■ Assignment
State how many lines in the records below contain the word "true". Nothing else is needed.

##### Data for the task

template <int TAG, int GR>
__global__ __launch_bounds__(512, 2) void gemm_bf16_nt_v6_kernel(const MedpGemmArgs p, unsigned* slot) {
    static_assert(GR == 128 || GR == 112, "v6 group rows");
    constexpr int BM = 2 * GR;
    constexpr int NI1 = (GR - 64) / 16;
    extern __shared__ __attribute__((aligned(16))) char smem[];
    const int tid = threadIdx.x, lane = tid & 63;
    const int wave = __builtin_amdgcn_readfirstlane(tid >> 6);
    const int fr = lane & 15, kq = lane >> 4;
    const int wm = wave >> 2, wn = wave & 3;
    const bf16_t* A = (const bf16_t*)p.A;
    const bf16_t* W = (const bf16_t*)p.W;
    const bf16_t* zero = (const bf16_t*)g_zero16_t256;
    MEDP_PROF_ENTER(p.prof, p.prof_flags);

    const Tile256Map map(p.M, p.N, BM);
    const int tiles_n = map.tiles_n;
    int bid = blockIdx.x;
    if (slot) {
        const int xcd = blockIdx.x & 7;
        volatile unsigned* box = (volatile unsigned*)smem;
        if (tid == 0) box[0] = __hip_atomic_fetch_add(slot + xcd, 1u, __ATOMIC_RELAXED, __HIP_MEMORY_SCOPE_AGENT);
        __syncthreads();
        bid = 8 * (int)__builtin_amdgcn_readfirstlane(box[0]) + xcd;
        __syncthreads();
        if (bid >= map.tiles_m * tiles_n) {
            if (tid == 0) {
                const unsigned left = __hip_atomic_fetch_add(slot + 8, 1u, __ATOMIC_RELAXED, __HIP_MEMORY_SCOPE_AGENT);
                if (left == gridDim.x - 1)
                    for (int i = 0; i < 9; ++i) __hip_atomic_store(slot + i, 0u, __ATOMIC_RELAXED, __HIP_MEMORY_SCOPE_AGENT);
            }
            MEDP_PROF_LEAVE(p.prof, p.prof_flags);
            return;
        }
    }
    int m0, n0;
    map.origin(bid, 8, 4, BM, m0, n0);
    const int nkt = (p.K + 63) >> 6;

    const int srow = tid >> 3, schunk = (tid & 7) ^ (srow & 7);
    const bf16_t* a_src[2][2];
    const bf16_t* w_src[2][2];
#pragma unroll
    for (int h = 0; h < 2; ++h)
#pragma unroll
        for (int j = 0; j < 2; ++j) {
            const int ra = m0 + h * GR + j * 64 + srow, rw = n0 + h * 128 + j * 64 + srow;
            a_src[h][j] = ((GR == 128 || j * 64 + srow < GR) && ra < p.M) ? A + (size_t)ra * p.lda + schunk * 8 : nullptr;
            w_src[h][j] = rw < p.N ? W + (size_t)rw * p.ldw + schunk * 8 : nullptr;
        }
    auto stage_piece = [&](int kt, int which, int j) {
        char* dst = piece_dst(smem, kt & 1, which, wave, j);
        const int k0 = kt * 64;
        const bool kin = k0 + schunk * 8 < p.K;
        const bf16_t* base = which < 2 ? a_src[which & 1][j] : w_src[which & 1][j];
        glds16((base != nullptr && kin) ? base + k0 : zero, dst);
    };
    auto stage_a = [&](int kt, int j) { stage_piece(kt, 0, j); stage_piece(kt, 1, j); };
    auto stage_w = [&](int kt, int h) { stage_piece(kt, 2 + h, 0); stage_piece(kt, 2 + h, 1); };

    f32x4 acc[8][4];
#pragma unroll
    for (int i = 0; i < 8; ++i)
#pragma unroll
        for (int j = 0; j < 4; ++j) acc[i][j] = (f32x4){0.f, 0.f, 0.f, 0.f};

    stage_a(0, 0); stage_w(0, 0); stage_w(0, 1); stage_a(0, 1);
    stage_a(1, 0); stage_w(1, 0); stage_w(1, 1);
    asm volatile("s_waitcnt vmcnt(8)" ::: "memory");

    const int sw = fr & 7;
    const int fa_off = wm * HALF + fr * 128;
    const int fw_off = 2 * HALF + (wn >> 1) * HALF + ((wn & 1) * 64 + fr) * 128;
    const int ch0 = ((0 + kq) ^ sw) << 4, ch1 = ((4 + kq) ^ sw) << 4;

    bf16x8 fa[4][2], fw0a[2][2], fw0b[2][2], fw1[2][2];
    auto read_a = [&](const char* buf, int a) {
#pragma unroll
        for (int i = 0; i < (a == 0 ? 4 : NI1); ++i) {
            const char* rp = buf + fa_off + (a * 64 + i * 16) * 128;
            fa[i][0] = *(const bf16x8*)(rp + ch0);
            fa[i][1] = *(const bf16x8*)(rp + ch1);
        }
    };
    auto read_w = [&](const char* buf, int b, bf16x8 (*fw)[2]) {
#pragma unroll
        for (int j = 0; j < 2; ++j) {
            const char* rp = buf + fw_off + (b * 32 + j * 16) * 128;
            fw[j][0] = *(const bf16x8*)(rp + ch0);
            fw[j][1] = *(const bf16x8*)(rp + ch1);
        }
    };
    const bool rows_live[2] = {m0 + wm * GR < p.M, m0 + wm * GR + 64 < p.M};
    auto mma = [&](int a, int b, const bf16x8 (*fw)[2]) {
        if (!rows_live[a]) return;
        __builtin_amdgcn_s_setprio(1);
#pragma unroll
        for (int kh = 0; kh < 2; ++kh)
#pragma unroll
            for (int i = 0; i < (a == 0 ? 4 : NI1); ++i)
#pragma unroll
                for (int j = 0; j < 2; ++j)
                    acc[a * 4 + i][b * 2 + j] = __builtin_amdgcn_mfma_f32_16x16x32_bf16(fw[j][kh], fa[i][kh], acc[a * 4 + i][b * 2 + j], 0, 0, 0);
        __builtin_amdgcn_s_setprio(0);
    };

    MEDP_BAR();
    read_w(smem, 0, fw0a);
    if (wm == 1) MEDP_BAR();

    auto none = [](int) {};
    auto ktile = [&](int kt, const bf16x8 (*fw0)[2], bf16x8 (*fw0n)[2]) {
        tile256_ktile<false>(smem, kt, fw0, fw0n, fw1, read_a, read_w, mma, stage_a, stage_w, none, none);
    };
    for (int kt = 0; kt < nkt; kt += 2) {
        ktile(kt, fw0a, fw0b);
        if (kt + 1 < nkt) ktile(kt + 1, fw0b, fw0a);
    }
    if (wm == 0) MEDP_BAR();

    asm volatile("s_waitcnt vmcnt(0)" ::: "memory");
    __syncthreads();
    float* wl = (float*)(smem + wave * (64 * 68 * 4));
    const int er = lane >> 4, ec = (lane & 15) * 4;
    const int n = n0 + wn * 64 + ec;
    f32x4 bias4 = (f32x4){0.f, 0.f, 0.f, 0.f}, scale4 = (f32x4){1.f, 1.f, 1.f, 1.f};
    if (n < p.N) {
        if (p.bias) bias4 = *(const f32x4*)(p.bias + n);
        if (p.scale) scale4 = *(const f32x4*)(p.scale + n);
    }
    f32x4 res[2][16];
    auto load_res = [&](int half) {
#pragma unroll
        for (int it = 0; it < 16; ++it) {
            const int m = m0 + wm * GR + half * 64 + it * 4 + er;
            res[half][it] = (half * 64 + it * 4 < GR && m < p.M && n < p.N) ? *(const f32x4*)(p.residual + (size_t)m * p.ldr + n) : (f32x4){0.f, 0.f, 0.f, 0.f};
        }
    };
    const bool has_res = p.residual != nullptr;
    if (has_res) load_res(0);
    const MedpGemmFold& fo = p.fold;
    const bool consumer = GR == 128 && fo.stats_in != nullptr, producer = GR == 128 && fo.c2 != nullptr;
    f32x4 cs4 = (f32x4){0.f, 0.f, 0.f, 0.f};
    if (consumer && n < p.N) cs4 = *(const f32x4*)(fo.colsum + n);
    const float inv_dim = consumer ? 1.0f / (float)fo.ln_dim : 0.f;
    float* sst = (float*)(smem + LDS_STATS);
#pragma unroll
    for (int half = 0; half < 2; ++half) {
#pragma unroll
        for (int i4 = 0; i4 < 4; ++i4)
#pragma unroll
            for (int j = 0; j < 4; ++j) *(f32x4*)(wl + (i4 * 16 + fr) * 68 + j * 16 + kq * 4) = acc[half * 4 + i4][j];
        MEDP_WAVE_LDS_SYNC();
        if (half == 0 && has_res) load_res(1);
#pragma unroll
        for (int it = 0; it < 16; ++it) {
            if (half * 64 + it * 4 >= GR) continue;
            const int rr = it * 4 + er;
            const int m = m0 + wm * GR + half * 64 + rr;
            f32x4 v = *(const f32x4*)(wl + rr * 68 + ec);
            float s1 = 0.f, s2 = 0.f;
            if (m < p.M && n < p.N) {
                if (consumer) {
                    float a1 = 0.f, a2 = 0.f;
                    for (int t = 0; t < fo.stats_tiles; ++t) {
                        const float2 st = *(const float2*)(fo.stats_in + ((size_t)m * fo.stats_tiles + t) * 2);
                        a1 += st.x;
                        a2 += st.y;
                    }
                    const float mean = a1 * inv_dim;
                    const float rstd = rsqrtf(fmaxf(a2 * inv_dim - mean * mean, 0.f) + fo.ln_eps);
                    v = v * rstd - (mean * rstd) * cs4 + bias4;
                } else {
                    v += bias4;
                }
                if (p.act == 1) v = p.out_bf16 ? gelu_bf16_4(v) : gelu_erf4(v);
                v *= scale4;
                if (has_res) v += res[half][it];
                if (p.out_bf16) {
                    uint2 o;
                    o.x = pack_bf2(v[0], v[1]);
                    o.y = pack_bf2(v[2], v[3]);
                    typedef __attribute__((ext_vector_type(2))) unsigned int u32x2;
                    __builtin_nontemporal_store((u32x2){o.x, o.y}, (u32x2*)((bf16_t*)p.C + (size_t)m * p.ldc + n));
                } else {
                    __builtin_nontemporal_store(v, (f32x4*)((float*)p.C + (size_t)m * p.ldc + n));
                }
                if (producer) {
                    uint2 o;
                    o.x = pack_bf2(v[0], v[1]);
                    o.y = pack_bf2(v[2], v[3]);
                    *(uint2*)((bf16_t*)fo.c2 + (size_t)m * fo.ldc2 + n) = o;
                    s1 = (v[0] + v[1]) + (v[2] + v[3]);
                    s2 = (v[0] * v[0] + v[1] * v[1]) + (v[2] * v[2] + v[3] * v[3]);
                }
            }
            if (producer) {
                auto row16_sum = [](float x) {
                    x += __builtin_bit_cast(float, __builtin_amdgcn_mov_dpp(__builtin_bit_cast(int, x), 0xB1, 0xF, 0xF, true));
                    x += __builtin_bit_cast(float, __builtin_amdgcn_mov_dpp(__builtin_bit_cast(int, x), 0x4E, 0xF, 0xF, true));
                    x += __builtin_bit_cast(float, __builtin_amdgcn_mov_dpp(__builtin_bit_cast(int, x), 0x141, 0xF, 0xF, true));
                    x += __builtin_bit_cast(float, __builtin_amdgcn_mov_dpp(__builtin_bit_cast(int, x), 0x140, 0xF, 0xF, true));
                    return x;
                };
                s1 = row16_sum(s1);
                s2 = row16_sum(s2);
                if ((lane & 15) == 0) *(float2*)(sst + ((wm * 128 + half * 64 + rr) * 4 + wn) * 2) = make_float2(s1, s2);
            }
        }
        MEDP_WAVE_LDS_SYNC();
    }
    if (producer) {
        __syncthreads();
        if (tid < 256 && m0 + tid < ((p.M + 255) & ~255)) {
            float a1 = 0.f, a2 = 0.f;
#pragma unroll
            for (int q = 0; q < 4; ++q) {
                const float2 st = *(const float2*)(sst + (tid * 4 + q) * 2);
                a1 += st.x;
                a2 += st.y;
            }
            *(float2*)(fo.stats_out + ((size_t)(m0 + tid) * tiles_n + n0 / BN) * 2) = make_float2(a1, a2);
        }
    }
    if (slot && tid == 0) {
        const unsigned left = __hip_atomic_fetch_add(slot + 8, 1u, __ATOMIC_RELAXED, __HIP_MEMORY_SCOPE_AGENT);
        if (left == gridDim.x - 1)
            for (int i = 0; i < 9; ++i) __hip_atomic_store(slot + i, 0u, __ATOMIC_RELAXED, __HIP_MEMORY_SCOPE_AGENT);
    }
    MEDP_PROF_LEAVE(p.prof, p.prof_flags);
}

##########

■ Task answer
4